Biometric sensors can be hailed as a groundbreaking innovation in the banking industry. It is estimated that by 2025, the number of biometric sensor cards could reach 20.6 million. These sensors, coupled with Iris scanners, offer enhanced security and convenience at ATMs. By eliminating the need for physical cards and PINs, biometric sensors enhance customer ease and security. Technologies such as fingerprint sensors, palm scans, eye recognition, and micro-veins contribute to accurate and secure user identification. This feature not only streamlines ATM transactions but also provides a reassuring solution for customers concerned about the loss of physical cards. Given the sensitive nature of biometric data, MBA programmes often include discussions on the ethical considerations and privacy concerns associated with the use of biometric sensors.

Artificial Intelligence

Artificial intelligence (AI) has become integral to FinTech banking services, with global AI in the banking market estimated to reach $64.03 billion by 2030. AI, particularly when combined with machine learning, plays a crucial role in fraud detection.
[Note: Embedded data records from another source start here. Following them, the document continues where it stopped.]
# BatsResearch/menghini-neurips23-code

Measured on AMD Instinct MI355X. Metric: images/sec CLIP ViT-B/16 encode+prompt-step, higher is better.
Workload: dtype f16

## Files before the change

menghini-neurips23-code_amd/csrc/attention_split.hip:

```cpp
#include <math.h>

#include "common.h"

__device__ __forceinline__ int vt_index_fwd_s(int key, int d) { return vt_index(key, ((d >> 2) & 3) * 16 + (d >> 4) * 4 + (d & 3)); }

__device__ __forceinline__ void split8(const f32x4 a, const f32x4 b, half8& hi, half8& lo) {
    half4 h0, l0, h1, l1;
    split_f16x4(a, h0, l0);
    split_f16x4(b, h1, l1);
    hi = (half8){h0[0], h0[1], h0[2], h0[3], h1[0], h1[1], h1[2], h1[3]};
    lo = (half8){l0[0], l0[1], l0[2], l0[3], l1[0], l1[1], l1[2], l1[3]};
}

template <int KVC, bool CAUSAL, int NW>
__global__ __launch_bounds__(NW * 64) void attn_fwd_split_kernel(const float* __restrict__ qkv, half_t* __restrict__ out, int S, int H) {
    constexpr int SP = KVC * 32;
    constexpr float LOG2E = 1.4426950408889634f;
    constexpr float INV = 1.0f / (float)GRIP_SPLIT_LO_SCALE;
    extern __shared__ __attribute__((aligned(16))) char smem[];
    half_t* Kh = (half_t*)smem;
    half_t* Kl = Kh + SP * 64;
    half_t* Vh = Kl + SP * 64;
    half_t* Vl = Vh + SP * 64;

    const int tid = threadIdx.x, lane = tid & 63, wave = tid >> 6;
    const int D = H * 64;
    const int b = blockIdx.x / H, h = blockIdx.x - b * H;
    const size_t ld = (size_t)3 * D;
    const float* base = qkv + (size_t)b * S * ld + h * 64;
    const int li = lane & 15, lg = lane >> 4;
    const int n_qt = (S + 15) >> 4;

    for (int idx = tid; idx < SP * 8; idx += NW * 64) {
        const int row = idx >> 3, chunk = idx & 7;
        f32x4 a = {0.f, 0.f, 0.f, 0.f}, c = {0.f, 0.f, 0.f, 0.f};
        if (row < S) {
            const f32x4* p = (const f32x4*)(base + (size_t)row * ld + D + chunk * 8);
            a = p[0];
            c = p[1];
        }
        half8 hi, lo;
        split8(a, c, hi, lo);
        const int o = row * 64 + ((chunk ^ (row & 7)) * 8);
        *(half8*)(Kh + o) = hi;
        *(half8*)(Kl + o) = lo;
    }
    for (int idx = tid; idx < ((SP / 2 + 31) / 32) * 256; idx += NW * 64) {
        const int lane_rp = idx & 31, chunk = ((idx >> 5) & 1) + 2 * ((idx >> 6) & 3), rblk = idx >> 8;
        const int r0 = 2 * (rblk * 32 + lane_rp);
        if (r0 >= SP) continue;
        f32x4 z = {0.f, 0.f, 0.f, 0.f};
        f32x4 a0 = z, a1 = z, b0 = z, b1 = z;
        if (r0 < S) { const f32x4* p = (const f32x4*)(base + (size_t)r0 * ld + 2 * D + chunk * 8); a0 = p[0]; a1 = p[1]; }
        if (r0 + 1 < S) { const f32x4* p = (const f32x4*)(base + (size_t)(r0 + 1) * ld + 2 * D + chunk * 8); b0 = p[0]; b1 = p[1]; }
        half8 h0, l0, h1, l1;
        split8(a0, a1, h0, l0);
        split8(b0, b1, h1, l1);
#pragma unroll
        for (int j = 0; j < 8; ++j) {
            const int o = vt_index_fwd_s(r0, chunk * 8 + j);
            *(half2v*)(Vh + o) = (half2v){h0[j], h1[j]};
            *(half2v*)(Vl + o) = (half2v){l0[j], l1[j]};
        }
    }
    __syncthreads();

    for (int qt = wave; qt < n_qt; qt += NW) {
        asm volatile("" ::: "memory");
        const int qrow = qt * 16 + li;
        const int qr = qrow < S ? qrow : S - 1;
        half8 qh[2], ql[2];
#pragma unroll
        for (int kk = 0; kk < 2; ++kk) {
            const f32x4* p = (const f32x4*)(base + (size_t)qr * ld + (kk * 4 + lg) * 8);
            split8(p[0] * 0.125f, p[1] * 0.125f, qh[kk], ql[kk]);
        }
        f32x4 sc[2 * KVC];
        float m = -INFINITY;
#pragma unroll
        for (int t = 0; t < 2 * KVC; ++t) {
            f32x4 acc = {0.f, 0.f, 0.f, 0.f}, cor = {0.f, 0.f, 0.f, 0.f};
#pragma unroll
            for (int kk = 0; kk < 2; ++kk) {
                const int o = (t * 16 + li) * 64 + (((kk * 4 + lg) ^ (lane & 7)) * 8);
                const half8 kh = *(const half8*)(Kh + o), kl = *(const half8*)(Kl + o);
                acc = __builtin_amdgcn_mfma_f32_16x16x32_f16(kh, qh[kk], acc, 0, 0, 0);
                cor = __builtin_amdgcn_mfma_f32_16x16x32_f16(kl, qh[kk], cor, 0, 0, 0);
                cor = __builtin_amdgcn_mfma_f32_16x16x32_f16(kh, ql[kk], cor, 0, 0, 0);
            }
            acc += cor * INV;
            if (CAUSAL || t >= 2 * (KVC - 1)) {
#pragma unroll
                for (int r = 0; r < 4; ++r) {
                    const int kv = t * 16 + lg * 4 + r;
                    if (kv >= S || (CAUSAL && kv > qrow)) acc[r] = -INFINITY;
                }
            }
            m = fmaxf(fmaxf(fmaxf(m, acc[0]), fmaxf(acc[1], acc[2])), acc[3]);
            sc[t] = acc;
        }
        m = fmaxf(m, __shfl_xor(m, 16));
        m = fmaxf(m, __shfl_xor(m, 32));
        const float m2 = m * LOG2E;
#pragma unroll
        for (int t = 0; t < 2 * KVC; ++t)
#pragma unroll
            for (int r = 0; r < 4; ++r) sc[t][r] = __builtin_amdgcn_exp2f(__builtin_fmaf(sc[t][r], LOG2E, -m2));

        const half8 ones = {1, 1, 1, 1, 1, 1, 1, 1};
        f32x4 sum_h = {0.f, 0.f, 0.f, 0.f}, sum_l = {0.f, 0.f, 0.f, 0.f};
        f32x4 o[4], oc[4];
#pragma unroll
        for (int nf = 0; nf < 4; ++nf) { o[nf] = (f32x4){0.f, 0.f, 0.f, 0.f}; oc[nf] = (f32x4){0.f, 0.f, 0.f, 0.f}; }
#pragma unroll
        for (int c = 0; c < KVC; ++c) {
            half8 ph, pl;
            split8(sc[2 * c], sc[2 * c + 1], ph, pl);
#pragma unroll
            for (int nf = 0; nf < 4; ++nf) {
                const int vo = (c * 4 + nf) * 512 + (lg * 16 + (li ^ lg)) * 8;
                const half8 vh = *(const half8*)(Vh + vo), vl = *(const half8*)(Vl + vo);
                o[nf] = __builtin_amdgcn_mfma_f32_16x16x32_f16(vh, ph, o[nf], 0, 0, 0);
                oc[nf] = __builtin_amdgcn_mfma_f32_16x16x32_f16(vl, ph, oc[nf], 0, 0, 0);
                oc[nf] = __builtin_amdgcn_mfma_f32_16x16x32_f16(vh, pl, oc[nf], 0, 0, 0);
            }
            sum_h = __builtin_amdgcn_mfma_f32_16x16x32_f16(ones, ph, sum_h, 0, 0, 0);
            sum_l = __builtin_amdgcn_mfma_f32_16x16x32_f16(ones, pl, sum_l, 0, 0, 0);
        }
        if (qrow < S) {
            const float inv = 1.0f / (sum_h[0] + sum_l[0] * INV);
            half_t* orow = out + (size_t)((size_t)b * S + qrow) * 2 * D;
            const int col = h * 64 + lg * 16;
            half_t* op = orow + (col >> 5) * 64 + (col & 31);
            half8 hi0, lo0, hi1, lo1;
            split8((o[0] + oc[0] * INV) * inv, (o[1] + oc[1] * INV) * inv, hi0, lo0);
            split8((o[2] + oc[2] * INV) * inv, (o[3] + oc[3] * INV) * inv, hi1, lo1);
            *(half8*)op = hi0;
            *(half8*)(op + 8) = hi1;
            *(half8*)(op + 32) = lo0;
            *(half8*)(op + 40) = lo1;
        }
    }
}
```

Banks leverage AI-powered software to generate alerts for potentially fraudulent transactions, followed by human investigation for validation. The increased number of fraudulent attacks has made traditional detection methods costly and time-consuming. AI technology allows banks to use historical data to predict and identify fraud patterns, reducing manual efforts and enhancing decision-making insights. The MBA curriculum includes modules on data analytics, where students learn how AI algorithms leverage historical data to make predictions and detect patterns. This analytical skill set is valuable for students to make informed decisions in the financial industry.

Smart Chip Technology

As of 2023, there were approximately 10.81 billion EMV cards globally, showcasing the prevalence of smart chip technology in payment systems. Also known as EMV (Europay, Mastercard, Visa) technology, these chip-based systems enhance the security of transactions by generating unique codes for each transaction. Smart chip technology not only reduces card fraud but also aids banks in adhering to Payment Card Industry (PCI) security standards, minimising the risk of data breaches and associated costs. Smart chip technology and its role in enhancing transaction security are often integrated into risk management courses within the MBA curriculum. Some MBA programmes offer elective courses in cybersecurity, where students explore the technological aspects of secure payment systems, including smart chip technology.

Way Forward

In conclusion, the evolution of FinTech from the 1950s to its present-day prominence marks a transformative journey in the financial and banking sectors. The integration of technology, evident in components such as e-wallets, smart chip technology, biometric sensors, mobile banking, and AI, has not only revolutionised financial services but also prompted business schools to reshape their MBA programmes. As FinTech continues to redefine traditional banking and finance, the ongoing efforts to incorporate these advancements into MBA curricula reflect a commitment to fostering expertise that will drive and navigate the future of financial services.